Let $P=\{x \in \mathbb{R}^n \mid Ax \geq b\}$ be a nonempty polyhedron for a matrix $A \in \mathbb{R}^{m \times n}$ and $b \in \mathbb{R}^{m}$. Show that a nonempty intersection of $P$ and an affine set in $\mathbb{R}^{n}$ is a polyhedron.
To show this I just know that an affine set in $\mathbb{R}^{n}$ can be written as a subspace $L$ in $\mathbb{R}^{n}$ plus some $u$ in $\mathbb{R}^{n}$, that is
$$ L= \{v: cv=0\} $$
$$ u+L=\{u+v \mid v \in N(C)\} \,\,\,\text{or}\,\,\, u+L = \{z \mid Cz=d\} $$ where $d=Cu$.
To show the claim I need to assume $x$ is in $P$, so
$$ Ax \geq b $$
Also, $x \in u+L$, i.e., $Cx=d$ where $d=Cu$.

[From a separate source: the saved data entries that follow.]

static int32_t batched_finish4(sp_ctx* c, Fq* partials, size_t nblk, size_t ninst, uint64_t* out, const DoneSig& sig) {
  {
    ProfScope ps(c, PF_REDUCE, 128.0 * (double)(nblk * ninst));
    hipLaunchKernelGGL(k_reduce_partials_batched, dim3((unsigned)ninst), dim3(256), 0, c->stream, (const Fq*)partials, nblk, 4, (Fq*)hres(c), sig);
  }
  SPCHK(sig_wait(c, sig));
  memcpy(out, hres(c), 128 * ninst);
  return hipGetLastError() == hipSuccess ? SP_OK : SP_EHIP;
}
static int32_t eq_form_check(sp_table* const* C, size_t ninst, size_t neq, size_t len) {
  if (neq == 0 || neq > ninst || ninst > 24 || 128 * ninst > HOST_SUM_BYTES) return SP_EINVAL;
  for (size_t k = 0; k < neq; k++)
    if (C[k] != C[0]) return SP_EINVAL;
  if (!C[0] || C[0]->len < len) return SP_EINVAL;
  for (size_t k = neq; k < ninst; k++)
    if (!C[k] || C[k]->len != len || C[k] == C[0]) return SP_EINVAL;
  return SP_OK;
}
static int32_t eq_form_setup(sp_ctx* c, sp_table* const* A, sp_table* const* B, sp_table* const* C, size_t ninst, size_t neq, bool bind_c, size_t* len_out,
                             TripleInline* IN) {
  if (!c || !A || !B || !C || ninst == 0) return SP_EINVAL;
  const size_t len = A[0] ? A[0]->len : 0;
  if (len < 65536 || !is_pow2(len)) return SP_EINVAL;
  SPCHK(eq_form_check(C, ninst, neq, len));
  for (size_t k = 0; k < ninst; k++) {
    if (!A[k] || !B[k] || A[k]->len != len || B[k]->len != len) return SP_EINVAL;
    IN->t[k] = Triple{A[k]->d, B[k]->d, C[k]->d, nullptr};
    if (bind_c && k >= neq) {
      bool first = true;
      for (size_t m = neq; m < k; m++) first = first && C[m] != C[k];
      if (first) {
        SPCHK(table_ensure_alt(C[k], len / 2));
        IN->t[k].c_out = C[k]->alt;
      }
    }
  }
  *len_out = len;
  return SP_OK;
}
int32_t sp_sumcheck_eval_batched_eq(sp_ctx* c, sp_table* const* A, sp_table* const* B, sp_table* const* C, size_t ninst, size_t neq, uint64_t* out) {
  if (!c || !out) return SP_EINVAL;
  HIPCHK(hipSetDevice(c->dev));
  size_t len;
  TripleInline IN;
  SPCHK(eq_form_setup(c, A, B, C, ninst, neq, false, &len, &IN));
  const size_t half = len / 2, nblk = grid_for(half, 256);
  SPCHK(ensure(&c->scratch, &c->scratch_cap, 32 * 4 * (nblk + 1) * ninst));
  Fq* partials = (Fq*)c->scratch;
  DoneSig sig = sig_make(c, ninst);
  {
    ProfScope ps(c, PF_SC_EVAL, 32.0 * (double)len * (2.5 * (double)neq + 3.0 * (double)(ninst - neq)), nullptr,
                 (double)half * (4.0 * (double)neq + 8.0 * (double)(ninst - neq)));
    hipLaunchKernelGGL(k_cubic_eval_batched_eq<false>, dim3((unsigned)nblk, (unsigned)neq), dim3(256), 0, c->stream, IN, 0u, half, partials);
    if (ninst > neq)
      hipLaunchKernelGGL(k_cubic_eval_batched_eq<true>, dim3((unsigned)nblk, (unsigned)(ninst - neq)), dim3(256), 0, c->stream, IN, (unsigned)neq, half, partials);
  }
  return batched_finish4(c, partials, nblk, ninst, out, sig);
}
int32_t sp_sumcheck_bind_eval_batched_eq(sp_ctx* c, sp_table* const* A, sp_table* const* B, sp_table* const* C, size_t ninst, size_t neq, const uint64_t r[4],
                                         uint64_t* out) {
  if (!c || !out || !r) return SP_EINVAL;
  HIPCHK(hipSetDevice(c->dev));
  size_t len;
  TripleInline IN;
  SPCHK(eq_form_setup(c, A, B, C, ninst, neq, true, &len, &IN));
  const size_t quarter = len / 4, nblk = grid_for(quarter, 256);
  SPCHK(ensure(&c->scratch, &c->scratch_cap, 32 * 4 * (nblk + 1) * ninst));
  Fq* partials = (Fq*)c->scratch;
  DoneSig sig = sig_make(c, ninst);
  {
    ProfScope ps(c, PF_SC_BIND_EVAL, 32.0 * (double)len * (3.25 * (double)neq + 4.0 * (double)(ninst - neq)), nullptr,
                 (double)quarter * (8.0 * (double)neq + 14.0 * (double)(ninst - neq)));
    hipLaunchKernelGGL(k_cubic_bind_eval_batched_eq<false>, dim3((unsigned)nblk, (unsigned)neq), dim3(256), 0, c->stream, IN, 0u, quarter, limbs(r), partials);
    if (ninst > neq)
      hipLaunchKernelGGL(k_cubic_bind_eval_batched_eq<true>, dim3((unsigned)nblk, (unsigned)(ninst - neq)), dim3(256), 0, c->stream, IN, (unsigned)neq, quarter,
                         limbs(r), partials);
  }
  for (size_t k = 0; k < ninst; k++) { A[k]->len = len / 2; B[k]->len = len / 2; }
  for (size_t k = neq; k < ninst; k++)
    if (C[k]->len == len) table_swap_to_alt(C[k], len / 2);
  return batched_finish4(c, partials, nblk, ninst, out, sig);
}
int32_t sp_table_scale_prefix(sp_ctx* c, sp_table* t, size_t n, const uint64_t k[4]) {
  if (!c || !t || !k || n == 0 || n > t->len) return SP_EINVAL;
  HIPCHK(hipSetDevice(c->dev));
  {
    ProfScope ps(c, PF_MISC, 64.0 * (double)n);
    hipLaunchKernelGGL(k_scale_prefix, dim3((unsigned)grid_for(n)), dim3(256), 0, c->stream, t->d, n, limbs(k));
  }
  t->len = n;
  return hipGetLastError() == hipSuccess ? SP_OK : SP_EHIP;
}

Now I need to show there exist an $A'$ and $b'$ where $A'x \geq b'$. How can I proceed?
Hint: first express your affine space as a system of linear equations $Cx = d$. Then append the rows of $C$ and $-C$ to $A$ to form a taller matrix $A$, as well as append $d$ and $-d$ to $b$ to form a taller column vector $b'$. Then the inequality $A'x \le b'$ describes the intersection.